─── DATASET EXCERPTS

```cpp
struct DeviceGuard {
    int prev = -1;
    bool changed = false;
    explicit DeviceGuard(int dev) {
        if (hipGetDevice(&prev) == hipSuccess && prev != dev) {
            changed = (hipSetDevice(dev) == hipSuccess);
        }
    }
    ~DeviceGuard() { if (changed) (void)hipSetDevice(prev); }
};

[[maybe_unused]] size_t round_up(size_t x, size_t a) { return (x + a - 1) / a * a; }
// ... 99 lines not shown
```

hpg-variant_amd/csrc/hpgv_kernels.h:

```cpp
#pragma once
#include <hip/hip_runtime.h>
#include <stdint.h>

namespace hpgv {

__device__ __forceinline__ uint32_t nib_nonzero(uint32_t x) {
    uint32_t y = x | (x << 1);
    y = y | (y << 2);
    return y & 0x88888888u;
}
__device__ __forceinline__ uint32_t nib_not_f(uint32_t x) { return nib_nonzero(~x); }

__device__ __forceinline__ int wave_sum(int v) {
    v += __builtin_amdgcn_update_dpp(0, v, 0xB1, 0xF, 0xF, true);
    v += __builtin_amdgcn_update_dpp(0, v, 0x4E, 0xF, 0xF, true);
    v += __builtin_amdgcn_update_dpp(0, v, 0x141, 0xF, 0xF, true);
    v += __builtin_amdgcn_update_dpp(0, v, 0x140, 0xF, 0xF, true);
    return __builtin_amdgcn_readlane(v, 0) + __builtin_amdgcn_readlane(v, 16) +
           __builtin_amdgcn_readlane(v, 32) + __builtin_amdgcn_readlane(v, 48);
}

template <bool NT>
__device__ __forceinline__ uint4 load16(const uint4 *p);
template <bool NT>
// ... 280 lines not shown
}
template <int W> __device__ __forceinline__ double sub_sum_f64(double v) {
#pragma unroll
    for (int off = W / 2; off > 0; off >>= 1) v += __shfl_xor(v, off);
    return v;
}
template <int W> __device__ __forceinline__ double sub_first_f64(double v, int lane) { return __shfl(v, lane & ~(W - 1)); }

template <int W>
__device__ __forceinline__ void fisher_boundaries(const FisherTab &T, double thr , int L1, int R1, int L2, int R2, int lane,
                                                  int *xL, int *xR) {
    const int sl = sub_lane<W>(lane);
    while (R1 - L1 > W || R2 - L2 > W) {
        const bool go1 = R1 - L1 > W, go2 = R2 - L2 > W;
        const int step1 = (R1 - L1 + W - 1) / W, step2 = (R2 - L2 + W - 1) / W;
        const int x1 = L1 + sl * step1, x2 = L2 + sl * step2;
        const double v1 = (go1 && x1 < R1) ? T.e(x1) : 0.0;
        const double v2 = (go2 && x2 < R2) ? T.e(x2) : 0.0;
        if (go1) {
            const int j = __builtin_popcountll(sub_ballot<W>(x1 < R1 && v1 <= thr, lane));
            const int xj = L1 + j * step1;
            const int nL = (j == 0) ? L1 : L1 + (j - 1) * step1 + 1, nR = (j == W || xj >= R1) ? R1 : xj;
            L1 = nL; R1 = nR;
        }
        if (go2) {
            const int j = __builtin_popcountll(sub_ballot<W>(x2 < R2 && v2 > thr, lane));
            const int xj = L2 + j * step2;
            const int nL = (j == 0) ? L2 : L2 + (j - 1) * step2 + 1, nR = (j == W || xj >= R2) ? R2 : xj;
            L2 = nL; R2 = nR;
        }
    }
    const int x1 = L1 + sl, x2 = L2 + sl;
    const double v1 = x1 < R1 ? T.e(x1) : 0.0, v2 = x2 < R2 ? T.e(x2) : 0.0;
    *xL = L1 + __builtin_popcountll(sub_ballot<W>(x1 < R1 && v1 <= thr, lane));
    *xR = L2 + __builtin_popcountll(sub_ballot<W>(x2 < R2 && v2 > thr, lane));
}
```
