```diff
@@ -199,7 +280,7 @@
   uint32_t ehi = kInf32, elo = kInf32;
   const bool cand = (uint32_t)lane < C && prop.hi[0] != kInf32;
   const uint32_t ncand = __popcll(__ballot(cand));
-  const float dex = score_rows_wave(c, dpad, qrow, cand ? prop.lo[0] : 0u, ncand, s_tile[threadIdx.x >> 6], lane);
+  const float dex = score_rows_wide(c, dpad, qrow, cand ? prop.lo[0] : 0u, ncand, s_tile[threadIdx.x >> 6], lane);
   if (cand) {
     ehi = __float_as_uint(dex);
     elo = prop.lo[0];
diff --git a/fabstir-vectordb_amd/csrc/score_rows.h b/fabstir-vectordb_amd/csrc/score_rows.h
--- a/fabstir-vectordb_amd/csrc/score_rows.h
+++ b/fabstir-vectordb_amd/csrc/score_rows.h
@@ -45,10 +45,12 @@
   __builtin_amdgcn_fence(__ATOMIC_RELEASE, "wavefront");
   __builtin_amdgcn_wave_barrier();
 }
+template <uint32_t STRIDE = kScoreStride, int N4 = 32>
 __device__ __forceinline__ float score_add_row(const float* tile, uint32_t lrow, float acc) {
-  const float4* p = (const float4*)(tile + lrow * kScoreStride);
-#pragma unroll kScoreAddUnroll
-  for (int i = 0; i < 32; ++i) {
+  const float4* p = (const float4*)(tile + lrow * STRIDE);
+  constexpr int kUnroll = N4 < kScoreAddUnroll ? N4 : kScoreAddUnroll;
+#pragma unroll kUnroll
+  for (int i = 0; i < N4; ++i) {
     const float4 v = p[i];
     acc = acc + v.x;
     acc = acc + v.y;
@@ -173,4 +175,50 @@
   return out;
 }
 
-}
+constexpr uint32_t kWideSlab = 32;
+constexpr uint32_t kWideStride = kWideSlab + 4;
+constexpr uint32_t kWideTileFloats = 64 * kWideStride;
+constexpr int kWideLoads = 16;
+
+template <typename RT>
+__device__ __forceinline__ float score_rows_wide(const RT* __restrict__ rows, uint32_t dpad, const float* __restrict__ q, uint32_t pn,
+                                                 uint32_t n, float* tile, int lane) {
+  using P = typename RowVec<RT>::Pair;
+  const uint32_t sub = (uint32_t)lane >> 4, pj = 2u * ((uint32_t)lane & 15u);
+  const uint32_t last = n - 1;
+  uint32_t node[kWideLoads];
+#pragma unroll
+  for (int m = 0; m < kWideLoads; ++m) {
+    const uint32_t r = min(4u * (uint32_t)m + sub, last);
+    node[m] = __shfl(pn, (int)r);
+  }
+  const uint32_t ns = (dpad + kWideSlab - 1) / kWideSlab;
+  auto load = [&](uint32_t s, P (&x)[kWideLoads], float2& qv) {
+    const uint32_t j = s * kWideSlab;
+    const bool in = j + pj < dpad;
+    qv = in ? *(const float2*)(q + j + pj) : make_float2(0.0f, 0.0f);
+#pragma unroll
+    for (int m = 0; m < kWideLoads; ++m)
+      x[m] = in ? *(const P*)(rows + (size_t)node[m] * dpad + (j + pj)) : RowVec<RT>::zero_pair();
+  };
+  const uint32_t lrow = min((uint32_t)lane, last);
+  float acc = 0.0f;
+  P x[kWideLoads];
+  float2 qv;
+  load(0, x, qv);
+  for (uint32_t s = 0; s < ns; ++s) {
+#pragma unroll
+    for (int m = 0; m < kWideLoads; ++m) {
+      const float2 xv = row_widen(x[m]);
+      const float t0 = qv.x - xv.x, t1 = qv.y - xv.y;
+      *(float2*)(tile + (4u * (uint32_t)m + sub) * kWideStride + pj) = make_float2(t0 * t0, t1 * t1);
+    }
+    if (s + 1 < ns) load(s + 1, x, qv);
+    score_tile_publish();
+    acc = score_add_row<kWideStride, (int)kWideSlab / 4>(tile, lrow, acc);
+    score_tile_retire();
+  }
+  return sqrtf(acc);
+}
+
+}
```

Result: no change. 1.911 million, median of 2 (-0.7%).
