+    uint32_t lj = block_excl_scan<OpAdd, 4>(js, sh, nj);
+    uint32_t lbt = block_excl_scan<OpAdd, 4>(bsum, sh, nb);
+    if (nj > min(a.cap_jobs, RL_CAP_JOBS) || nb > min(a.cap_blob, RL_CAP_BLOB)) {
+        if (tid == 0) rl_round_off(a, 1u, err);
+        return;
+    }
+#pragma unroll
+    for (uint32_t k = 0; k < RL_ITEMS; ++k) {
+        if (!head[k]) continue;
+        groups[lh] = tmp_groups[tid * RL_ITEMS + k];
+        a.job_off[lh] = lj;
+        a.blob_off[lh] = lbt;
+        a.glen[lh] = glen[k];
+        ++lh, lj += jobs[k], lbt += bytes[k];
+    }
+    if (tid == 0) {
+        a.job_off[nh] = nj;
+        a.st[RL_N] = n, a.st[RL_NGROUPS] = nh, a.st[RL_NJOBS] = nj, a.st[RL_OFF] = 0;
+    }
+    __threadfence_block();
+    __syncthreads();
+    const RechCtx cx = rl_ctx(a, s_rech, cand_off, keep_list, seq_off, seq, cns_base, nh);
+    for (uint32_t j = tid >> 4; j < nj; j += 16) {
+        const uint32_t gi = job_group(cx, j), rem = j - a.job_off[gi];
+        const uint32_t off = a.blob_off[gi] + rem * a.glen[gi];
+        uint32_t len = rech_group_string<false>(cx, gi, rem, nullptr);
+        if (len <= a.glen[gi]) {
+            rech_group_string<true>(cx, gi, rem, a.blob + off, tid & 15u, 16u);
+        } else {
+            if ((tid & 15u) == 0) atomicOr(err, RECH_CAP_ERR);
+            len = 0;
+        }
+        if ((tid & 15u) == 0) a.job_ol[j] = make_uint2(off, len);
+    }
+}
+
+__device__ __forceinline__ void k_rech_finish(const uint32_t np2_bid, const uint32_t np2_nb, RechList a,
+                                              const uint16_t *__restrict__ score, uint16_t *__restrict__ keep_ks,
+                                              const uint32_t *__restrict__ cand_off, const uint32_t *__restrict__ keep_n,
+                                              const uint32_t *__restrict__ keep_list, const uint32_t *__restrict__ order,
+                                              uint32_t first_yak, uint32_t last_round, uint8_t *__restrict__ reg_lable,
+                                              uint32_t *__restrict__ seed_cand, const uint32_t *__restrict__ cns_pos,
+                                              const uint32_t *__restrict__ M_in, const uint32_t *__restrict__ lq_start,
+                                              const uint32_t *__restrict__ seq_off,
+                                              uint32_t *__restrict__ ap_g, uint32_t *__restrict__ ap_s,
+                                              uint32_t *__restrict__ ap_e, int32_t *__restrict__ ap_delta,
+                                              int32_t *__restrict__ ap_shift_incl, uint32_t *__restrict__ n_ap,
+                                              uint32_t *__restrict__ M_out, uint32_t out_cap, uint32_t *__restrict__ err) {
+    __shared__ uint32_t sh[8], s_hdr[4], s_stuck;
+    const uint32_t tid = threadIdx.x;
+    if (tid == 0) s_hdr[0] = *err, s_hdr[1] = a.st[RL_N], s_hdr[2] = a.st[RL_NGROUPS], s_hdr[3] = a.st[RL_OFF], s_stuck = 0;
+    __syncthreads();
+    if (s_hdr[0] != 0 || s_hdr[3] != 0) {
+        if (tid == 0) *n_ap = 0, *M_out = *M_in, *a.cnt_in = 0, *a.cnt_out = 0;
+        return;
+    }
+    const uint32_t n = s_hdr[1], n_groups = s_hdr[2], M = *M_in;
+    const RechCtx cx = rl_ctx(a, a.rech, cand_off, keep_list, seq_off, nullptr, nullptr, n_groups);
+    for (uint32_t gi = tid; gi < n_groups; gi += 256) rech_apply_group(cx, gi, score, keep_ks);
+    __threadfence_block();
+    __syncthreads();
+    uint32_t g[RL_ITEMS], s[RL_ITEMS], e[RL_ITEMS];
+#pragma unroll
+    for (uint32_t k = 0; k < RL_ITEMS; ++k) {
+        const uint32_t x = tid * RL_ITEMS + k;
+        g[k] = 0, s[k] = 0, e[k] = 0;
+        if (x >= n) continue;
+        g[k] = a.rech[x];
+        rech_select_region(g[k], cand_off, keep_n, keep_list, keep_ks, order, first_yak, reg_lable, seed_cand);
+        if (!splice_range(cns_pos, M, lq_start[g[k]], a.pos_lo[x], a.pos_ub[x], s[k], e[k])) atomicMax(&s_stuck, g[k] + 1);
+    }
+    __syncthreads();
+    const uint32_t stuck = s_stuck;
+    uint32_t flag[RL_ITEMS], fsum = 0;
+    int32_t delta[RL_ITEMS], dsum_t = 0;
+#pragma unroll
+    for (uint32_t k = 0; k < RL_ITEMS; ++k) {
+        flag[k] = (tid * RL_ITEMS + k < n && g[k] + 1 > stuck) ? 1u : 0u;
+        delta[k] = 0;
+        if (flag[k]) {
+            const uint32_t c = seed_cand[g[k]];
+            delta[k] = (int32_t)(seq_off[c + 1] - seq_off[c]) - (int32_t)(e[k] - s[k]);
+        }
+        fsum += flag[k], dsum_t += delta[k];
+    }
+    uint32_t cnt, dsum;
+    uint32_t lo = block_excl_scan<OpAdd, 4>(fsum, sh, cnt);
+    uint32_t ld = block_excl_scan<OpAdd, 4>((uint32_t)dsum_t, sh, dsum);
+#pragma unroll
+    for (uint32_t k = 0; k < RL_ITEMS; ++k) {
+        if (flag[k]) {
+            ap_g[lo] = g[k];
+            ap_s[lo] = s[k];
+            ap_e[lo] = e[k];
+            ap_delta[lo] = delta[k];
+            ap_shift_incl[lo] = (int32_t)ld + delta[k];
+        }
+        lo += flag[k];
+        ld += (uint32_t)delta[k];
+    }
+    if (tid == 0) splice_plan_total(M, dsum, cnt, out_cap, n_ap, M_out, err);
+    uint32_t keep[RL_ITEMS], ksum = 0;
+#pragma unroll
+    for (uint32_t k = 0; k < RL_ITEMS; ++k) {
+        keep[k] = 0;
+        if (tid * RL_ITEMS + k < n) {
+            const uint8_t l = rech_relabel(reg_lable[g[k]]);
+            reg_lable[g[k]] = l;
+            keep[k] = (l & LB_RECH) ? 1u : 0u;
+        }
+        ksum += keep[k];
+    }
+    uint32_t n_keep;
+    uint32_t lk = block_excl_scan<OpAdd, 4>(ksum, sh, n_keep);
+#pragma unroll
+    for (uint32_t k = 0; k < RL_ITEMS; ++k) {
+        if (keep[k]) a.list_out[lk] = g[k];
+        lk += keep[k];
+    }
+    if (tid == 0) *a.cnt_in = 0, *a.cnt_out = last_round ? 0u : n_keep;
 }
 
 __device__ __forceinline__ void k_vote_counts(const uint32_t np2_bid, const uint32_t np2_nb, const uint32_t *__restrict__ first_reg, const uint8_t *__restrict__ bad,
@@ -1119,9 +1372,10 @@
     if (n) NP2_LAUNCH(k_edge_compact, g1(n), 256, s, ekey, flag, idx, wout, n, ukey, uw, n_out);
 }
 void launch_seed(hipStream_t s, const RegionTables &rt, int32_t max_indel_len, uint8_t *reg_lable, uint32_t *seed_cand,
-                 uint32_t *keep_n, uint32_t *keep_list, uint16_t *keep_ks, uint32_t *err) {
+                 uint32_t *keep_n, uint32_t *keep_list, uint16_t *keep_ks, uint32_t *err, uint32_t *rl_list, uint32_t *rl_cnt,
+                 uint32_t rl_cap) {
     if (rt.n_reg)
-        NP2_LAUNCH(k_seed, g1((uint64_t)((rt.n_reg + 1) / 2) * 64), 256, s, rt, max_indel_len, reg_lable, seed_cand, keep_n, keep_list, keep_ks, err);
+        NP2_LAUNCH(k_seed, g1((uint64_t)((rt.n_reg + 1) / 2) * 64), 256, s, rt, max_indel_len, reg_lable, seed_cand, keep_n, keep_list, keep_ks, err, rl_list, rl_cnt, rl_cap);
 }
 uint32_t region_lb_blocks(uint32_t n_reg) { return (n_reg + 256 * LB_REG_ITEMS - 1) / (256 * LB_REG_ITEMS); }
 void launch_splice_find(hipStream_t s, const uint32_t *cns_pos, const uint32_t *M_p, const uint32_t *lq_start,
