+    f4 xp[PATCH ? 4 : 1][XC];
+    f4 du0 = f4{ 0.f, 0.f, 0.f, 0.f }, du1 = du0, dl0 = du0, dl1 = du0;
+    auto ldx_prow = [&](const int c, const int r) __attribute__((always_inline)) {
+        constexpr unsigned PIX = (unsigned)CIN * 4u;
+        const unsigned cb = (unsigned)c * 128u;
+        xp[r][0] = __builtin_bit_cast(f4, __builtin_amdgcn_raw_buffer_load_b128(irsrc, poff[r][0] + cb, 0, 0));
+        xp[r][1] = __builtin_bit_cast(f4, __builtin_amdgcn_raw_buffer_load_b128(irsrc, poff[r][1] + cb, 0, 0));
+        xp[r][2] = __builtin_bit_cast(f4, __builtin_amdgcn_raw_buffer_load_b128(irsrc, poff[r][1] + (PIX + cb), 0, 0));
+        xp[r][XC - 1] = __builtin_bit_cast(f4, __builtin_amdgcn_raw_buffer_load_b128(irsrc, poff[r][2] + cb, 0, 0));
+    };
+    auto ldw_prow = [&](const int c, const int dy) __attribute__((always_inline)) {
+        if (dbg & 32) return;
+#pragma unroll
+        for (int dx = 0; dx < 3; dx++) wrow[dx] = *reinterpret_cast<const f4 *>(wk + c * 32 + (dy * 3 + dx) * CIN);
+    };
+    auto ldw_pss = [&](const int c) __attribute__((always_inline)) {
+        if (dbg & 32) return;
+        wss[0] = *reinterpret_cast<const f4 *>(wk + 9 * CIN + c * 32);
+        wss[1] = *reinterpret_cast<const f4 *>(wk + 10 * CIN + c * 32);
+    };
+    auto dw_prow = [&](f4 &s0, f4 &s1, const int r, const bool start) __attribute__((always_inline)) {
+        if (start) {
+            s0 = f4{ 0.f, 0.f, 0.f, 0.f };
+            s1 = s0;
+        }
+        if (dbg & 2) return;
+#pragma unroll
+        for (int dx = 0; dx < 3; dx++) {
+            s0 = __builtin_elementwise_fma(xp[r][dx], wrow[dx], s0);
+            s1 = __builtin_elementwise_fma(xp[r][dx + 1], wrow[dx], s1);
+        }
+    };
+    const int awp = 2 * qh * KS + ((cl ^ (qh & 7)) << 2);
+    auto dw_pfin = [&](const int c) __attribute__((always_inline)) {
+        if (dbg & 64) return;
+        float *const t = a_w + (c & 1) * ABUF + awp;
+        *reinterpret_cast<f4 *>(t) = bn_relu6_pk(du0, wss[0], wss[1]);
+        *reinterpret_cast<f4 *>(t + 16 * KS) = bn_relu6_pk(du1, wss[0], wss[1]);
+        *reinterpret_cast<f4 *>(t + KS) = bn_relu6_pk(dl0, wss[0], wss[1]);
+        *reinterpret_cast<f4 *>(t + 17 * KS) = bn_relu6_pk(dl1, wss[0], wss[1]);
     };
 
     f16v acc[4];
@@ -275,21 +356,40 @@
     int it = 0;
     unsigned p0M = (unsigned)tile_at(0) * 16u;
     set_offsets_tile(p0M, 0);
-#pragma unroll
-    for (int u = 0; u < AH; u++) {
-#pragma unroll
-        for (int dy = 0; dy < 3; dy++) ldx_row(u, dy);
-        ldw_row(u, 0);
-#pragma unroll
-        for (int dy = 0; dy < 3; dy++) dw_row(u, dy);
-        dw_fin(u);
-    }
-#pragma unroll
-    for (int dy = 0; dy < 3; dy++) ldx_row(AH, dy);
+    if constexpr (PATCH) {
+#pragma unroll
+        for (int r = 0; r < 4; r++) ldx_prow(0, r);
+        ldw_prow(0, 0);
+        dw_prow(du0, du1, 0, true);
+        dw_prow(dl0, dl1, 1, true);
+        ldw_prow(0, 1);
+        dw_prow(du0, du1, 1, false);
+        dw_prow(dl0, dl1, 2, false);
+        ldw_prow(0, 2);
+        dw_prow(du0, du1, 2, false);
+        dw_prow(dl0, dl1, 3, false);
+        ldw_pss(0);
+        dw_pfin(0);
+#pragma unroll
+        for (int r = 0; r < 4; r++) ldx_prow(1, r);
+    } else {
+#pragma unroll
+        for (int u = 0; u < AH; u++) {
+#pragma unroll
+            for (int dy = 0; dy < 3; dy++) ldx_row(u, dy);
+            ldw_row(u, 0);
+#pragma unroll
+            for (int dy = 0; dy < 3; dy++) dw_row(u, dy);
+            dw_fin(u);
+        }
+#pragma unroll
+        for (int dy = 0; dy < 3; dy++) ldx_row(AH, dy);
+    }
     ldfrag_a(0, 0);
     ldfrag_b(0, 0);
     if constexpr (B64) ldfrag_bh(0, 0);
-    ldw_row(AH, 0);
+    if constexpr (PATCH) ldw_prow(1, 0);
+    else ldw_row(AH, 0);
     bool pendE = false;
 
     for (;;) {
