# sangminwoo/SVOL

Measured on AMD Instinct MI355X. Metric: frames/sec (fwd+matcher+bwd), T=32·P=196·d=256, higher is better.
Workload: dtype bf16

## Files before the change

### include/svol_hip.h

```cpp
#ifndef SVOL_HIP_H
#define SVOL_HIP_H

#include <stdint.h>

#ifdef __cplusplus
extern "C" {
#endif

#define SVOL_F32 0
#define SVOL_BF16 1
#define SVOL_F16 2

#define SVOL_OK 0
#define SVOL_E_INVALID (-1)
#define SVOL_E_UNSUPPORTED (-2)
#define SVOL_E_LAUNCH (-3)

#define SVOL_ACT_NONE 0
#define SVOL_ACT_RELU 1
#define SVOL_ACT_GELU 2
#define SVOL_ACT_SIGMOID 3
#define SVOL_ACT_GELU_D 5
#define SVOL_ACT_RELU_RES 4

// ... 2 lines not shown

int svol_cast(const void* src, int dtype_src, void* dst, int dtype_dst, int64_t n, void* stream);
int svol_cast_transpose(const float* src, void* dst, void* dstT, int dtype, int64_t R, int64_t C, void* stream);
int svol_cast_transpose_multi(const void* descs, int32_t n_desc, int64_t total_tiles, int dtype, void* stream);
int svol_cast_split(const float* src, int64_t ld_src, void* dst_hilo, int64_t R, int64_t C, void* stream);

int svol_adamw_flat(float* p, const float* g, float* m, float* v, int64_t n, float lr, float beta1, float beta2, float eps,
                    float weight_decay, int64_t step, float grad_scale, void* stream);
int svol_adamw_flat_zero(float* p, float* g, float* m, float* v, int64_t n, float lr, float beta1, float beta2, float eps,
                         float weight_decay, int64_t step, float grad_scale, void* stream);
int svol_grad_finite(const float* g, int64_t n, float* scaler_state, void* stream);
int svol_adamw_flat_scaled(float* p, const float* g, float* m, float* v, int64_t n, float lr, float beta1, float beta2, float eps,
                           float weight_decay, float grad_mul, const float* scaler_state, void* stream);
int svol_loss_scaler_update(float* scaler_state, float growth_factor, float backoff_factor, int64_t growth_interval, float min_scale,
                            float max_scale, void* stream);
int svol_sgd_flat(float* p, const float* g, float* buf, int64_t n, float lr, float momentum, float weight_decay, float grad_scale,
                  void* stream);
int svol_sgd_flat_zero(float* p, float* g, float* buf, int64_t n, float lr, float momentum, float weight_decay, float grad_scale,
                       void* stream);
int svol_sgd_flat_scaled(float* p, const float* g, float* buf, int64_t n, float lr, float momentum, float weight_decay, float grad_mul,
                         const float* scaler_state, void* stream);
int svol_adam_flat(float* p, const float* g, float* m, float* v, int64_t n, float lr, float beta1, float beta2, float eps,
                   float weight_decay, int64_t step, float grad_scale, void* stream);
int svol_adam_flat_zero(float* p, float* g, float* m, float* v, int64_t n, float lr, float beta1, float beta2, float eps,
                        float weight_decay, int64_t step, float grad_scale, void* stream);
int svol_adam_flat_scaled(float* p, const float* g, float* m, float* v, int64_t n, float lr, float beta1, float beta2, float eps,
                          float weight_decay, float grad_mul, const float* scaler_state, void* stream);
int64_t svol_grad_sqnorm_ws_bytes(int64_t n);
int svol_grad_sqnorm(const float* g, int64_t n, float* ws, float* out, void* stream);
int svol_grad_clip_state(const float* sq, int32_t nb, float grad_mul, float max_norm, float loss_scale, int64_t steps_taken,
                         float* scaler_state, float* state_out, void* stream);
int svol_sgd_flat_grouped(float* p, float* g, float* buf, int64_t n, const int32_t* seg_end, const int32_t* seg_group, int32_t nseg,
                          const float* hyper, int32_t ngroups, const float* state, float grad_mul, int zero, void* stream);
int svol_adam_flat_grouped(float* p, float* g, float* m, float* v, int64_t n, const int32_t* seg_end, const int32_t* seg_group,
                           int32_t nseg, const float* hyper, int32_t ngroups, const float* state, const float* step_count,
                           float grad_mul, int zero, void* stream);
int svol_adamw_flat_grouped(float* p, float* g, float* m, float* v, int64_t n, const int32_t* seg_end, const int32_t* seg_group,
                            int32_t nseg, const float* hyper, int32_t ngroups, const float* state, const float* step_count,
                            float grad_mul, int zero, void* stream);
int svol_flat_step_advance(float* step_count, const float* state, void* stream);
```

──────

WORK REQUIRED - Set down, unchanged, only those lines above that fall between the line with "void launch_splice_find(hipStream_t s, const" and the line with "s0 = __builtin_elementwise_fma(xp[r][dx], wrow[dx], s0);", the two end lines included.

ANSWER TO THIS EXERCISE -
 void launch_splice_find(hipStream_t s, const uint32_t *cns_pos, const uint32_t *M_p, const uint32_t *lq_start,
+    f4 xp[PATCH ? 4 : 1][XC];
+    f4 du0 = f4{ 0.f, 0.f, 0.f, 0.f }, du1 = du0, dl0 = du0, dl1 = du0;
+    auto ldx_prow = [&](const int c, const int r) __attribute__((always_inline)) {
+        constexpr unsigned PIX = (unsigned)CIN * 4u;
+        const unsigned cb = (unsigned)c * 128u;
+        xp[r][0] = __builtin_bit_cast(f4, __builtin_amdgcn_raw_buffer_load_b128(irsrc, poff[r][0] + cb, 0, 0));
+        xp[r][1] = __builtin_bit_cast(f4, __builtin_amdgcn_raw_buffer_load_b128(irsrc, poff[r][1] + cb, 0, 0));
+        xp[r][2] = __builtin_bit_cast(f4, __builtin_amdgcn_raw_buffer_load_b128(irsrc, poff[r][1] + (PIX + cb), 0, 0));
+        xp[r][XC - 1] = __builtin_bit_cast(f4, __builtin_amdgcn_raw_buffer_load_b128(irsrc, poff[r][2] + cb, 0, 0));
+    };
+    auto ldw_prow = [&](const int c, const int dy) __attribute__((always_inline)) {
+        if (dbg & 32) return;
+#pragma unroll
+        for (int dx = 0; dx < 3; dx++) wrow[dx] = *reinterpret_cast<const f4 *>(wk + c * 32 + (dy * 3 + dx) * CIN);
+    };
+    auto ldw_pss = [&](const int c) __attribute__((always_inline)) {
+        if (dbg & 32) return;
+        wss[0] = *reinterpret_cast<const f4 *>(wk + 9 * CIN + c * 32);
+        wss[1] = *reinterpret_cast<const f4 *>(wk + 10 * CIN + c * 32);
+    };
+    auto dw_prow = [&](f4 &s0, f4 &s1, const int r, const bool start) __attribute__((always_inline)) {
+        if (start) {
+            s0 = f4{ 0.f, 0.f, 0.f, 0.f };
+            s1 = s0;
+        }
+        if (dbg & 2) return;
+#pragma unroll
+        for (int dx = 0; dx < 3; dx++) {
+            s0 = __builtin_elementwise_fma(xp[r][dx], wrow[dx], s0);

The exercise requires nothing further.